As she neared the bend that hid the bathroom door from the main thoroughfare, Rebecca ran a hand along the wall—not a caress, a check of texture, cold paint beneath her knuckles, grounding.
She felt absurdly, gorgeously alive: that thin, bright edge between danger and decision where every sense sharpens and the future tilts in your favour because you have dared to name what you want.
She would not give a speech. She would not perform contrition.
She would put Lillian where she needed her, open her with patience or with urgency depending on what the first touch told her, and she would write the truth against Lillian’s skin in a language they both understood: mine now, not later; quiet, let me; yes, that.
A burst of laughter from the ballroom reached her even here, blurred by two sets of doors and the elbow of corridor, reminding her that beyond this bend the world still liked its rules neat and its women neater.
Rebecca smoothed her face into neutrality out of habit and then, because there was no one here to read it, let the neutrality slip.

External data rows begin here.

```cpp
template <bool CW, bool CO>
static void launch_k(int grid, hipStream_t stream, const shard_view *shards, uint32_t nshards, const uint64_t *pk,
                     const ulonglong2 *init, unsigned long long *ctr, size_t Q, uint32_t k, uint32_t wpq,
                     uint64_t *lo, uint64_t *up, unsigned long long *work, ulonglong2 *trace, uint32_t trace_n,
                     uint32_t pairs) {
    uint32_t qchunk = 1024;
    while (qchunk > 32u && (size_t)qchunk * (size_t)grid * WG_WAVES * 4u > Q * nshards) qchunk >>= 1;
    if (wpq > 1)
        hipLaunchKernelGGL((search_lines_kernel<CW, CO, true, 0>), dim3(grid), dim3(64 * WG_WAVES), 0, stream, shards, nshards,
                           pk, init, ctr, Q, k, wpq, lo, up, work, trace, trace_n, qchunk, pairs);
    else
        hipLaunchKernelGGL((search_lines_kernel<CW, CO, false, 0>), dim3(grid), dim3(64 * WG_WAVES), 0, stream, shards, nshards,
                           pk, init, ctr, Q, k, wpq, lo, up, work, trace, trace_n, qchunk, pairs);
}

static void launch_init(const shard_view *d_shards, uint32_t nshards, const uint64_t *pk, const uint8_t *vd, size_t Q, uint32_t k,
                        uint32_t wpq, ulonglong2 *init, hipStream_t stream) {
    static const bool untiled = getenv("RSBWT_INIT_UNTILED") != nullptr;
    static const bool one_per_thread = getenv("RSBWT_INIT_ONE_PER_THREAD") != nullptr;
    if (nshards >= 2u && nshards <= 256u && !untiled && wpq == 1u && !one_per_thread) {
        const uint32_t V = 256u / nshards;
        hipLaunchKernelGGL(search_init_tiled4_kernel, dim3((unsigned)((Q + (size_t)V * INIT_U - 1) / ((size_t)V * INIT_U))), dim3(256), 0, stream,
                           d_shards, nshards, pk, vd, Q, k, V, init);
    } else if (nshards >= 2u && nshards <= 256u && !untiled) {
        const uint32_t V = 256u / nshards;
        hipLaunchKernelGGL(search_init_tiled_kernel, dim3((unsigned)((Q + V - 1) / V)), dim3(256), 0, stream, d_shards, nshards, pk, vd, Q,
                           k, wpq, V, init);
    } else {
        const size_t nrec = Q * nshards;
        hipLaunchKernelGGL(search_init_kernel, dim3((unsigned)((nrec + 255) / 256)), dim3(256), 0, stream, d_shards, nshards, pk, vd, Q, k,
                           wpq, init);
    }
}

hipError_t launch_search_init_var(const shard_view *d_shards, uint32_t nshards, const void *d_packed, const void *d_valid,
                                  const void *d_len, size_t Q, uint32_t wpq, void *d_init, hipStream_t stream) {
    if (Q == 0 || nshards == 0) return hipSuccess;
    const size_t nrec = Q * nshards;
    hipLaunchKernelGGL(search_init_var_kernel, dim3((unsigned)((nrec + 255) / 256)), dim3(256), 0, stream, d_shards, nshards,
                       (const uint64_t *)d_packed, (const uint8_t *)d_valid, (const uint32_t *)d_len, Q, wpq, (ulonglong2 *)d_init);
    return hipGetLastError();
}

hipError_t launch_search_init(const shard_view *d_shards, uint32_t nshards, const void *d_packed, const void *d_valid, size_t Q,
                              uint32_t k, void *d_init, hipStream_t stream) {
    if (Q == 0 || nshards == 0) return hipSuccess;
    const uint32_t wpq = (k + 31u) / 32u ? (k + 31u) / 32u : 1u;
    launch_init(d_shards, nshards, (const uint64_t *)d_packed, (const uint8_t *)d_valid, Q, k, wpq, (ulonglong2 *)d_init, stream);
    return hipGetLastError();
}

hipError_t launch_search(scratch_cache &scratch, const shard_view *d_shards, uint32_t nshards, const void *d_packed,
                         const void *d_valid, size_t Q, uint32_t k, void *d_lower, void *d_upper, bool counts_only,
                         unsigned long long *d_work, int num_cus, hipStream_t stream, hipEvent_t ev0, hipEvent_t ev1,
                         const search_extra *extra) {
    if (Q == 0 || nshards == 0) return hipSuccess;
    if (extra && extra->table_build && nshards != 1) return hipErrorInvalidValue;
    const bool hit_list = extra && extra->d_hit_bits && !counts_only;
    const uint32_t pairs = hit_list ? 2u : (extra && extra->pairs && !counts_only) ? 1u : 0u;
    ulonglong2 *trace = extra ? (ulonglong2 *)extra->d_trace_out : nullptr;
    const uint32_t trace_n = extra ? extra->trace_n : 0u;
    const uint32_t wpq = (k + 31u) / 32u ? (k + 31u) / 32u : 1u;
    const bool table_build = extra && extra->table_build;
    const int choice = search_kernel_choice();
    size_t g = 0;
    static const int wgs_per_cu = [] {
        const char *e = getenv("RSBWT_WAVE_WGS_PER_CU");
        const int v = e ? atoi(e) : 0;
        return v > 0 ? v : RSB_MIN_WGS_PER_CU;
    }();
    static const size_t spare_wgs = [] {
// ... 183 lines not shown
```

### readserver_amd/csrc/search_solo.h

```cpp
#ifndef RSBWT_SEARCH_SOLO_H
#define RSBWT_SEARCH_SOLO_H

namespace rsb {

constexpr uint64_t WL_DEAD = 1ull << 63;
constexpr uint32_t SOLO_STAGED_RESULTS = 4u;
constexpr uint32_t SOLO_RESULTS_LDS = WG_WAVES * 2048u;
constexpr uint32_t RES_BUFS = 15u;
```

She let herself think, just once, tonight I need you to obey, and felt the answering throb in her blood like a reply from the far end of a line.
She paused at the corner, listened: nothing but the low hum of the extractor and the far-off clatter of a tray being stacked.
Perfect. She could already picture Lillian as she would be in a minute’s time—cheeks flushed from the walk, a line between her brows where conflict lived and dissolved, hands that never quite knew where to rest when Rebecca was this close, that faltering, sweet deference giving way to certainty the moment Rebecca put her there.
She straightened, set her shoulders, and turned the corner.
Lillian would follow. She always did.
And tonight, more than restraint, more than clever words, Rebecca needed that obedience like she needed to breathe.